Radius and ulna shaft fracture
• Operative treatment:
– Open reduction and internal fixation is the procedure of choice
for displaced forearm fractures involving the radius and ulna in
adults.
– Internal fixation involves use of compression plating (3.5-mm
dynamic compression plate) with or without bone grafting.
– Principles of plate fixation:
• Restore ulnar and radial length (prevents subluxation of either the
proximal or distal radioulnar joint).
• Restore rotational alignment.
• Restore radial bow (essential for rotational function of the forearm).
– External fixation may be used in cases with severe bone or soft
tissue loss, gross contamination, infected nonunion, or in cases
of open elbow fracture-dislocations with soft tissue loss.
Distal Radius Fracture
• Epidemiology:
– Distal radius fractures are among the most common
fractures of the upper extremity.
– Fractures of the distal radius represent approximately onesixth of all fractures treated in emergency departments.
– The incidence of distal radius fractures in the elderly
correlates with osteopenia and rises in incidence with
increasing age, nearly in parallel with the increased
incidence of hip fractures.
– Risk factors for fractures of the distal radius in the elderly
include decreased bone mineral density, female sex, white
race, family history, and early menopause.
Distal Radius Fracture
• Mechanism of injury:
– Common mechanisms in younger individuals include falls from a
height, motor vehicle accident, or injuries sustained during athletic
participation. In elderly individuals, distal radial fractures may arise
from low-energy mechanisms, such as a simple fall from a standing
height.
– The most common mechanism of injury is a fall onto an outstretched
hand with the wrist in dorsiflexion.
– Fractures of the distal radius are produced when the dorsiflexion of
the wrist varies between 40 and 90 degrees, with lesser degrees of
force required at smaller angles.
– The radius initially fails in tension on the volar aspect, with the
fracture propagating dorsally, whereas bending moment forces induce
compression stresses resulting in dorsal comminution. Cancellous
impaction of the metaphysis further compromises dorsal stability.
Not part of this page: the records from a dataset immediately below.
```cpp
size_t ardae_cdae_param_floats(const ardae_cdae_desc* d) {
  if (desc_ok(d) != 0) return 0;
  return CdaeLayout(*d).total;
}
size_t ardae_cdae_packed_floats(const ardae_cdae_desc* d) {
  if (desc_ok(d) != 0) return 0;
  PackList pl;
  PackedLayout(CdaeLayout(*d), pl);
  return pl.total();
}
size_t ardae_cdae_workspace_floats(const ardae_cdae_desc* d, int B, int S, int need_grads) {
  if (desc_ok(d) != 0 || B <= 0 || S <= 0) return 0;
  return workspace_floats(CdaeLayout(*d), B, S, need_grads != 0);
}
int ardae_cdae_pack(const ardae_cdae_desc* d, const float* params, float* packed, void* stream) {
  ARDAE_TRY(desc_ok(d));
  ARDAE_CHECK_ARG(params && packed, "cdae_pack: null pointer");
  return cdae_pack_impl(CdaeLayout(*d), params, packed, (hipStream_t)stream);
}
int ardae_cdae_loss_grads(const ardae_cdae_desc* d, const float* params, const float* packed, const float* xbar,
                          const float* sigma, const float* eps, const float* ctx, int B, int S, float* workspace,
                          size_t workspace_floats, float* loss, float* grads, float* score_out, void* stream) {
  return cdae_impl(d, params, packed, xbar, sigma, eps, ctx, B, S, workspace, workspace_floats, loss, grads, score_out, true,
                   (hipStream_t)stream);
}
int ardae_cdae_perturb_fused_ok(const ardae_cdae_desc* d, int nz, int nstd) {
  if (desc_ok(d) != 0) return 0;
  const CdaeLayout P(*d);
  return P.cond && P.has_sigma && nstd == 1 && latent_perturb_draw_fwd_ok(nz, P.z, P.h, P.act) ? 1 : 0;
}
int ardae_cdae_perturb_loss_grads(const ardae_cdae_desc* d, const float* params, const float* packed, const float* latent, const float* z0,
                                  const float* ctx, int B, int nz, float std_scale, float delta, uint64_t seed, uint64_t offset_xi,
                                  uint64_t offset_eps, const void* state, uint64_t first_row, float* xbar, float* sigma, float* eps_out,
                                  float* std_b, float* workspace, size_t ws_floats, float* loss, float* grads, void* stream) {
  ARDAE_TRY(desc_ok(d));
  ARDAE_CHECK_ARG(ardae_cdae_perturb_fused_ok(d, nz, 1), "cdae_perturb_loss_grads: shape not eligible (nz=%d): use ardae_latent_perturb* + ardae_cdae_loss_grads", nz);
  ARDAE_CHECK_ARG(params && packed && workspace && B > 0, "cdae_perturb_loss_grads: null pointer argument");
  const CdaeLayout P(*d);
  const PackedLayout K(P);
  ARDAE_CHECK_ARG(ws_floats >= workspace_floats(P, B, nz, true), "cdae_perturb_loss_grads: workspace too small");
  Bump ws(workspace, ws_floats);
  CdaeWs W;
  cdae_carve(P, ws, B, nz, true, W);
  const hipStream_t st = (hipStream_t)stream;
  if (!P.enc_inp) {
    ARDAE_CHECK_ARG(latent && z0 && ctx && xbar && sigma && eps_out && std_b && loss && grads, "cdae_perturb_loss_grads: null pointer argument");
    const int h = P.h, L = P.L;
    for (int l = 1; l <= L; ++l) {
      LinArgs A{}; A.bias = params + P.ctx[l - 1].b; A.Y = W.cL[l]; A.ldY = h;
      ARDAE_TRY(launch_linear(lin_args(P.act, B, h, l == 1 ? ctx : W.cL[l - 1], l == 1 ? P.c : h, P.ctx[l - 1].in, packed + K.ctx_f[l - 1], A), EPI_ACT, st));
    }
    LinArgs A{}; A.bias = params + P.neg[0].b; A.Y = W.cb; A.ldY = h;
    ARDAE_TRY(launch_linear(lin_args(ACT_NONE, B, h, W.cL[L], h, h, packed + K.w1c_f, A), EPI_ACT, st));
    const bool seed_e = P.grad && L == 1;
    ARDAE_TRY(launch_latent_perturb_draw_fwd(latent, z0, B, nz, P.z, std_scale, delta, seed, offset_xi, offset_eps, state, first_row, xbar, sigma, eps_out,
                                             std_b, packed + K.w1_f, W.cb, h, P.act, W.hh[1], st, packed + K.w1s, seed_e ? params + P.neg[L].w : nullptr,
                                             seed_e ? W.e[1] : nullptr));
    return cdae_impl(d, params, packed, xbar, sigma, eps_out, ctx, B, nz, workspace, ws_floats, loss, grads, nullptr, true, st, true);
  }
  ARDAE_TRY(launch_latent_perturb_draw_fwd(latent, z0, B, nz, P.z, std_scale, delta, seed, offset_xi, offset_eps, state, first_row, xbar, sigma,
                                           eps_out, std_b, packed + K.inp_f[0], params + P.inp[0].b, P.h, P.act, W.a[1],
                                           (hipStream_t)stream));
  return cdae_impl(d, params, packed, xbar, sigma, eps_out, ctx, B, nz, workspace, ws_floats, loss, grads, nullptr, true, (hipStream_t)stream,
                   true);
}
int ardae_cdae_score(const ardae_cdae_desc* d, const float* params, const float* packed, const float* x, const float* sigma,
                     const float* ctx, int B, int S, float* workspace, size_t workspace_floats, float* score_out, void* stream) {
  return cdae_impl(d, params, packed, x, sigma, nullptr, ctx, B, S, workspace, workspace_floats, nullptr, nullptr, score_out, false,
                   (hipStream_t)stream);
}

}
```

pytorch-ardae-vae_amd/csrc/elementwise.h:

```cpp
#pragma once
#include "ardae_hip.h"
#include "common.h"

namespace ardae {

struct DevFloat {
  float v;
  const float* p;
  DevFloat(float v_) : v(v_), p(nullptr) {}
  explicit DevFloat(const float* p_) : v(0.f), p(p_) {}
};
DevFloat train_state_beta(const void* state);
DevFloat train_state_seed_scale(const void* state);

int launch_latent_perturb(const float* latent, const float* z0, const float* xi, const float* eps, int B, int nz, int nstd, int zd,
                          float std_scale, float delta, float* xbar, float* sigma, float* std_b, hipStream_t st);
bool latent_perturb_draw_ok(int nz, int nstd, int zd);
int launch_latent_perturb_draw(const float* latent, const float* z0, int B, int nz, int zd, float std_scale, float delta, uint64_t seed,
                               uint64_t off_xi, uint64_t off_eps, const void* state, uint64_t first_row, float* xbar, float* sigma,
                               float* eps_out, float* std_b, hipStream_t st);
bool latent_perturb_draw_fwd_ok(int nz, int zd, int h, int act);
int launch_latent_perturb_draw_fwd(const float* latent, const float* z0, int B, int nz, int zd, float std_scale, float delta, uint64_t seed,
                                   uint64_t off_xi, uint64_t off_eps, const void* state, uint64_t first_row, float* xbar, float* sigma,
                                   float* eps_out, float* std_b, const float* wp1, const float* bias1, int h, int act, float* a1_out,
                                   hipStream_t st, const float* w1s = nullptr, const float* wfc = nullptr, float* e1_out = nullptr);
int launch_center_scale(const float* latent, const float* z0, int B, int nz, int zd, float std_scale, float* u,
                        hipStream_t st);
int launch_segment_sum(const float* in, int ld, int groups, int rows_per_group, int cols, float scale, float* out, int ldout,
                       hipStream_t st);
int launch_sum_scale(const float* in, int n, float scale, float* out, hipStream_t st);
int launch_gather_strided(const float* src, int stride, int n, float* dst, hipStream_t st);
int launch_philox_normal(float* out, int64_t n, uint64_t seed, uint64_t offset, hipStream_t st);
int launch_philox_normal_dev(float* out, int64_t n, uint64_t seed, const void* state, uint64_t offset_add, hipStream_t st);
int launch_philox_normal_at(float* out, int64_t n, uint64_t seed, uint64_t offset, const void* state, uint64_t first_element, hipStream_t st);
int launch_step_state_advance(void* state, uint64_t rng_inc, double lr, double beta1, double beta2, hipStream_t st);
int launch_train_state_advance(void* state, uint64_t rng_inc, double lr, double beta1, double beta2, double beta_init, double beta_fin,
                               int64_t beta_annealing, double std_scale, int64_t seed_rows, hipStream_t st);
int launch_dae_state_advance(void* state, uint64_t rng_inc, double lr, double beta1, double beta2, double sigma_max, double sigma_min,
                             int64_t sigma_annealing, hipStream_t st);
DevFloat dae_state_sigma(const void* state);
int launch_adam_ref_dev(float* p, const float* g, float* m, float* v, float* vmax, int64_t n, double beta1, double beta2, double eps,
                        const void* state, hipStream_t st);
int launch_philox_uniform(float* out, int64_t n, uint64_t seed, uint64_t offset, hipStream_t st);
int launch_bernoulli(const float* p, int64_t rows, int cols, float* out, uint64_t seed, uint64_t offset, hipStream_t st);

int launch_adam_ref(float* p, const float* g, float* m, float* v, float* vmax, int64_t n, double lr, double beta1, double beta2,
                    double eps, int step, hipStream_t st);
int launch_weight_avg(float* avg, const float* p, int64_t n, int kind, double decay, int64_t origin, const void* state, int64_t t,
                      hipStream_t st);
int launch_rmsprop(float* p, const float* g, float* sq, float* buf, int64_t n, double lr, double alpha, double eps,
                   double momentum, hipStream_t st);

int launch_axpy(const float* x, int64_t n, DevFloat alpha, float* y, hipStream_t st);
int launch_scale(float* y, int64_t n, DevFloat alpha, hipStream_t st);
int launch_fill(float* y, int64_t n, float v, hipStream_t st);
int launch_copy(const float* x, int64_t n, float* y, hipStream_t st);
int launch_copy2d(const float* x, int64_t ldx, float* y, int64_t ldy, int64_t rows, int64_t cols, hipStream_t st);
int launch_affine(const float* x, int64_t n, float alpha, float beta, float* y, hipStream_t st);
int launch_vae_loss(int kind, const float* o0, const float* o1, const float* x, const float* z, int rows, int nz, int D, int zd,
                    DevFloat beta, int write_grads, float gscale, const float* dz_extra, float* rec_row, float* pri_row, float* do0,
                    float* do1, float* dzq, hipStream_t st);
int launch_vae_loss_finalize(const float* rec_row, const float* pri_row, int rows, DevFloat beta, float* losses, hipStream_t st);

}
```

pytorch-ardae-vae_amd/csrc/elementwise.hip:

```cpp
#include "elementwise.h"
#include "linear.h"
#include "philox.h"

namespace ardae {
namespace {

__device__ __forceinline__ int64_t step_state_advance1(StepState* s, uint64_t rng_inc, double lr, double beta1, double beta2) {
  s->rng_offset += rng_inc;
  const int64_t t = s->adam_step + 1;
  s->adam_step = t;
  const double bc1 = 1.0 - pow(beta1, (double)t), bc2 = 1.0 - pow(beta2, (double)t);
  s->adam_step_size = (float)(lr / bc1);
  s->adam_sqrt_bc2 = (float)sqrt(bc2);
  return t;
}

__global__ void step_state_advance_kernel(StepState* s, uint64_t rng_inc, double lr, double beta1, double beta2) {
  if (blockIdx.x != 0 || threadIdx.x != 0) return;
  step_state_advance1(s, rng_inc, lr, beta1, beta2);
}
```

Additionally, shearing forces influence the injury pattern, often
resulting in articular surface involvement.
– High-energy injuries (e.g., vehicular trauma) may result in significantly
displaced or highly comminuted unstable fractures to the distal radius.
Distal Radius Fractures
Distal Radius Fracture
Distal Radius Fracture
• Treatment:
– All fractures should undergo closed reduction, even if it is
expected that surgical management will be needed.
• Fracture reduction helps to limit postinjury swelling, provides pain
relief, and relieves compression on the median nerve.
– Cast immobilization is indicated for:
• Nondisplaced or minimally displaced fractures.
• Displaced fractures with a stable fracture pattern which can be
expected to unite within acceptable radiographic parameters.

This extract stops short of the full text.